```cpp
struct tdv_ctx {
    int device = 0;
    hipStream_t stream = nullptr;
    bool own_stream = false;
    struct Block { char* p; size_t cap; };
    std::vector<Block> blocks;
    size_t cur_block = 0, cur_off = 0, high_water = 0, used_total = 0;
    char* pin = nullptr;
    size_t pin_cap = 0;
    char err[512] = {0};
    bool timing = false;
    int icp_search = 0;
    int icp_accumulate = 0;
    int icp_loss = 0;
    float icp_loss_scale = 0.f;
    int ransac_leaf_order = 0;
    int ransac_score_mode = 0;
    double last_ransac_rescore = -1.0;
    long long last_ransac_bound[4] = {0, 0, 0, 0};
    double last_ransac_scored = 1.0;
    int last_voxel_grouping = 0;
    int last_voxel_batch_redone = -1;
    int last_fm_path = 0;
    int last_batch_lanes = 0;
    int fps_path = 0;
    int last_fps_path = 0;
    int icp_launches = 0;
    int last_icp_launches = 0;
    int icp_probe_cache = 0;
    int last_icp_probe_misses = -1;
    int last_icp_search = 0;
// ... 247 lines not shown
```

include/tdv_hip.h:

```cpp
#ifndef TDV_HIP_H
#define TDV_HIP_H

#include <stddef.h>
#include <stdint.h>

#ifdef __cplusplus
extern "C" {
#endif

typedef struct tdv_ctx tdv_ctx;

typedef enum tdv_status {
    TDV_OK = 0,
    TDV_ERR_NO_DEVICE = -1,
    TDV_ERR_BAD_ARG = -2,
    TDV_ERR_OOM = -3,
    TDV_ERR_LAUNCH = -4,
    TDV_ERR_INTERNAL = -5
} tdv_status;

int tdv_device_count(int* count);
int tdv_ctx_create(int device, tdv_ctx** out);
int tdv_ctx_set_stream(tdv_ctx* ctx, void* hip_stream);
void* tdv_ctx_get_stream(tdv_ctx* ctx);
// ... 19 lines not shown
int tdv_ctx_last_icp_probe_misses(tdv_ctx* ctx);
#define TDV_ICP_LOSS_L2 0
#define TDV_ICP_LOSS_HUBER 1
#define TDV_ICP_LOSS_TUKEY 2
#define TDV_ICP_LOSS_CAUCHY 3
int tdv_ctx_set_icp_loss(tdv_ctx* ctx, int loss, float scale);
int tdv_ctx_get_icp_loss(tdv_ctx* ctx, int* loss, float* scale);
#define TDV_RANSAC_SCORE_FAST 0
#define TDV_RANSAC_SCORE_EXACT 1
#define TDV_RANSAC_SCORE_MATRIX 2
int tdv_ctx_set_ransac_score(tdv_ctx* ctx, int mode);
#define TDV_RANSAC_LEAVES_AUTO 0
#define TDV_RANSAC_LEAVES_MORTON 1
#define TDV_RANSAC_LEAVES_CLASSES 2
int tdv_ctx_set_ransac_leaf_order(tdv_ctx* ctx, int mode);
double tdv_ctx_last_ransac_rescore(tdv_ctx* ctx);
double tdv_ctx_last_ransac_scored(tdv_ctx* ctx);
int tdv_ctx_last_icp_search(tdv_ctx* ctx);
#define TDV_FM_PATH_SCAN 1
#define TDV_FM_PATH_LEAF_MAJOR 2
#define TDV_FM_PATH_WALK 3
int tdv_ctx_last_feature_match_path(tdv_ctx* ctx);
#define TDV_VOXEL_GROUPING_TABLE 1
#define TDV_VOXEL_GROUPING_PIXELS 2
int tdv_ctx_last_voxel_grouping(tdv_ctx* ctx);
int tdv_ctx_last_voxel_batch_redone(tdv_ctx* ctx);
int tdv_ctx_last_batch_lanes(tdv_ctx* ctx);
unsigned long long tdv_ctx_workspace_bytes(tdv_ctx* ctx);
int tdv_ctx_workspace_fill(tdv_ctx* ctx, int byte);
const char* tdv_status_string(int status);
// ... 554 lines not shown
```

Measured before the change: 9507.

## Stage next batch's triples into device memory during RANSAC bound kernel

Adds a staged triple-upload path. The host draws the next batch's sampled triples one batch ahead into a third pinned slot, and the coarse bound kernel copies them into the other buffer's device triple array while it runs. The next hypotheses kernel then reads the triples from device memory instead of across the bus from pinned host memory. This hides the host-to-device transfer latency inside an existing kernel, at the cost of extra global traffic in the bound kernel and more complex slot bookkeeping.

```diff
diff --git a/3dvision_amd/__init__.py b/3dvision_amd/__init__.py
--- a/3dvision_amd/__init__.py
+++ b/3dvision_amd/__init__.py
@@ -20,7 +20,7 @@
 DEPTH_BATCH_MASK_PASSES = 1
 
 ABI_SYMBOLS = [
-    "tdv_device_count", "tdv_ctx_create", "tdv_ctx_set_stream", "tdv_ctx_set_icp_search", "tdv_ctx_set_icp_accumulation", "tdv_ctx_last_icp_search", "tdv_ctx_last_batch_lanes", "tdv_ctx_last_voxel_grouping", "tdv_ctx_last_voxel_batch_redone", "tdv_ctx_last_feature_match_path", "tdv_ctx_workspace_bytes", "tdv_ctx_workspace_fill", "tdv_ctx_set_ransac_score", "tdv_ctx_set_ransac_leaf_order", "tdv_ctx_last_ransac_rescore", "tdv_ctx_last_ransac_scored", "tdv_ctx_last_ransac_bound", "tdv_ctx_get_stream", "tdv_ctx_synchronize",
+    "tdv_device_count", "tdv_ctx_create", "tdv_ctx_set_stream", "tdv_ctx_set_icp_search", "tdv_ctx_set_icp_accumulation", "tdv_ctx_last_icp_search", "tdv_ctx_last_batch_lanes", "tdv_ctx_last_voxel_grouping", "tdv_ctx_last_voxel_batch_redone", "tdv_ctx_last_feature_match_path", "tdv_ctx_workspace_bytes", "tdv_ctx_workspace_fill", "tdv_ctx_set_ransac_score", "tdv_ctx_set_ransac_leaf_order", "tdv_ctx_set_ransac_triples", "tdv_ctx_last_ransac_staged", "tdv_ctx_last_ransac_rescore", "tdv_ctx_last_ransac_scored", "tdv_ctx_last_ransac_bound", "tdv_ctx_get_stream", "tdv_ctx_synchronize",
     "tdv_ctx_destroy", "tdv_status_string", "tdv_last_error", "tdv_version", "tdv_timing_enable", "tdv_timing_read",
     "tdv_depth_preprocess", "tdv_deproject", "tdv_depth_to_cloud", "tdv_voxel_downsample", "tdv_estimate_normals",
     "tdv_compute_fpfh", "tdv_feature_match", "tdv_ransac", "tdv_icp", "tdv_icp_correspondences",
@@ -577,6 +577,12 @@
 
     def set_ransac_leaf_order(self, mode):
         _check(self._h, lib().tdv_ctx_set_ransac_leaf_order(self._h, {"auto": 0, "morton": 1, "classes": 2}[mode]), "tdv_ctx_set_ransac_leaf_order")
+
+    def set_ransac_triples(self, mode):
+        _check(self._h, lib().tdv_ctx_set_ransac_triples(self._h, {"auto": 0, "direct": 1, "staged": 2}[mode]), "tdv_ctx_set_ransac_triples")
+
+    def last_ransac_staged(self):
+        return int(lib().tdv_ctx_last_ransac_staged(self._h))
 
     def last_ransac_rescore(self):
         return float(lib().tdv_ctx_last_ransac_rescore(self._h))
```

◆ ◆ ◆ ◆ ◆

Exact duplication of all the data above is expected.

(The answer)
```cpp
struct tdv_ctx {
    int device = 0;
    hipStream_t stream = nullptr;
    bool own_stream = false;
    struct Block { char* p; size_t cap; };
    std::vector<Block> blocks;
    size_t cur_block = 0, cur_off = 0, high_water = 0, used_total = 0;
    char* pin = nullptr;
    size_t pin_cap = 0;
    char err[512] = {0};
    bool timing = false;
    int icp_search = 0;
    int icp_accumulate = 0;
    int icp_loss = 0;
    float icp_loss_scale = 0.f;
    int ransac_leaf_order = 0;
    int ransac_score_mode = 0;
    double last_ransac_rescore = -1.0;
    long long last_ransac_bound[4] = {0, 0, 0, 0};
    double last_ransac_scored = 1.0;
    int last_voxel_grouping = 0;
    int last_voxel_batch_redone = -1;
    int last_fm_path = 0;
    int last_batch_lanes = 0;
    int fps_path = 0;
    int last_fps_path = 0;
    int icp_launches = 0;
    int last_icp_launches = 0;
    int icp_probe_cache = 0;
    int last_icp_probe_misses = -1;
    int last_icp_search = 0;
// ... 247 lines not shown
```

include/tdv_hip.h:

```cpp
#ifndef TDV_HIP_H
#define TDV_HIP_H

#include <stddef.h>
#include <stdint.h>

#ifdef __cplusplus
extern "C" {
#endif

typedef struct tdv_ctx tdv_ctx;

typedef enum tdv_status {
    TDV_OK = 0,
    TDV_ERR_NO_DEVICE = -1,
    TDV_ERR_BAD_ARG = -2,
    TDV_ERR_OOM = -3,
    TDV_ERR_LAUNCH = -4,
    TDV_ERR_INTERNAL = -5
} tdv_status;

int tdv_device_count(int* count);
int tdv_ctx_create(int device, tdv_ctx** out);
int tdv_ctx_set_stream(tdv_ctx* ctx, void* hip_stream);
void* tdv_ctx_get_stream(tdv_ctx* ctx);
// ... 19 lines not shown
int tdv_ctx_last_icp_probe_misses(tdv_ctx* ctx);
#define TDV_ICP_LOSS_L2 0
#define TDV_ICP_LOSS_HUBER 1
#define TDV_ICP_LOSS_TUKEY 2
#define TDV_ICP_LOSS_CAUCHY 3
int tdv_ctx_set_icp_loss(tdv_ctx* ctx, int loss, float scale);
int tdv_ctx_get_icp_loss(tdv_ctx* ctx, int* loss, float* scale);
#define TDV_RANSAC_SCORE_FAST 0
#define TDV_RANSAC_SCORE_EXACT 1
#define TDV_RANSAC_SCORE_MATRIX 2
int tdv_ctx_set_ransac_score(tdv_ctx* ctx, int mode);
#define TDV_RANSAC_LEAVES_AUTO 0
#define TDV_RANSAC_LEAVES_MORTON 1
#define TDV_RANSAC_LEAVES_CLASSES 2
int tdv_ctx_set_ransac_leaf_order(tdv_ctx* ctx, int mode);
double tdv_ctx_last_ransac_rescore(tdv_ctx* ctx);
double tdv_ctx_last_ransac_scored(tdv_ctx* ctx);
int tdv_ctx_last_icp_search(tdv_ctx* ctx);
#define TDV_FM_PATH_SCAN 1
#define TDV_FM_PATH_LEAF_MAJOR 2
#define TDV_FM_PATH_WALK 3
int tdv_ctx_last_feature_match_path(tdv_ctx* ctx);
#define TDV_VOXEL_GROUPING_TABLE 1
#define TDV_VOXEL_GROUPING_PIXELS 2
int tdv_ctx_last_voxel_grouping(tdv_ctx* ctx);
int tdv_ctx_last_voxel_batch_redone(tdv_ctx* ctx);
int tdv_ctx_last_batch_lanes(tdv_ctx* ctx);
unsigned long long tdv_ctx_workspace_bytes(tdv_ctx* ctx);
int tdv_ctx_workspace_fill(tdv_ctx* ctx, int byte);
const char* tdv_status_string(int status);
// ... 554 lines not shown
```

Measured before the change: 9507.

## Stage next batch's triples into device memory during RANSAC bound kernel

Adds a staged triple-upload path. The host draws the next batch's sampled triples one batch ahead into a third pinned slot, and the coarse bound kernel copies them into the other buffer's device triple array while it runs. The next hypotheses kernel then reads the triples from device memory instead of across the bus from pinned host memory. This hides the host-to-device transfer latency inside an existing kernel, at the cost of extra global traffic in the bound kernel and more complex slot bookkeeping.

```diff
diff --git a/3dvision_amd/__init__.py b/3dvision_amd/__init__.py
--- a/3dvision_amd/__init__.py
+++ b/3dvision_amd/__init__.py
@@ -20,7 +20,7 @@
 DEPTH_BATCH_MASK_PASSES = 1
 
 ABI_SYMBOLS = [
-    "tdv_device_count", "tdv_ctx_create", "tdv_ctx_set_stream", "tdv_ctx_set_icp_search", "tdv_ctx_set_icp_accumulation", "tdv_ctx_last_icp_search", "tdv_ctx_last_batch_lanes", "tdv_ctx_last_voxel_grouping", "tdv_ctx_last_voxel_batch_redone", "tdv_ctx_last_feature_match_path", "tdv_ctx_workspace_bytes", "tdv_ctx_workspace_fill", "tdv_ctx_set_ransac_score", "tdv_ctx_set_ransac_leaf_order", "tdv_ctx_last_ransac_rescore", "tdv_ctx_last_ransac_scored", "tdv_ctx_last_ransac_bound", "tdv_ctx_get_stream", "tdv_ctx_synchronize",
+    "tdv_device_count", "tdv_ctx_create", "tdv_ctx_set_stream", "tdv_ctx_set_icp_search", "tdv_ctx_set_icp_accumulation", "tdv_ctx_last_icp_search", "tdv_ctx_last_batch_lanes", "tdv_ctx_last_voxel_grouping", "tdv_ctx_last_voxel_batch_redone", "tdv_ctx_last_feature_match_path", "tdv_ctx_workspace_bytes", "tdv_ctx_workspace_fill", "tdv_ctx_set_ransac_score", "tdv_ctx_set_ransac_leaf_order", "tdv_ctx_set_ransac_triples", "tdv_ctx_last_ransac_staged", "tdv_ctx_last_ransac_rescore", "tdv_ctx_last_ransac_scored", "tdv_ctx_last_ransac_bound", "tdv_ctx_get_stream", "tdv_ctx_synchronize",
     "tdv_ctx_destroy", "tdv_status_string", "tdv_last_error", "tdv_version", "tdv_timing_enable", "tdv_timing_read",
     "tdv_depth_preprocess", "tdv_deproject", "tdv_depth_to_cloud", "tdv_voxel_downsample", "tdv_estimate_normals",
     "tdv_compute_fpfh", "tdv_feature_match", "tdv_ransac", "tdv_icp", "tdv_icp_correspondences",
@@ -577,6 +577,12 @@
 
     def set_ransac_leaf_order(self, mode):
         _check(self._h, lib().tdv_ctx_set_ransac_leaf_order(self._h, {"auto": 0, "morton": 1, "classes": 2}[mode]), "tdv_ctx_set_ransac_leaf_order")
+
+    def set_ransac_triples(self, mode):
+        _check(self._h, lib().tdv_ctx_set_ransac_triples(self._h, {"auto": 0, "direct": 1, "staged": 2}[mode]), "tdv_ctx_set_ransac_triples")
+
+    def last_ransac_staged(self):
+        return int(lib().tdv_ctx_last_ransac_staged(self._h))
 
     def last_ransac_rescore(self):
         return float(lib().tdv_ctx_last_ransac_rescore(self._h))
```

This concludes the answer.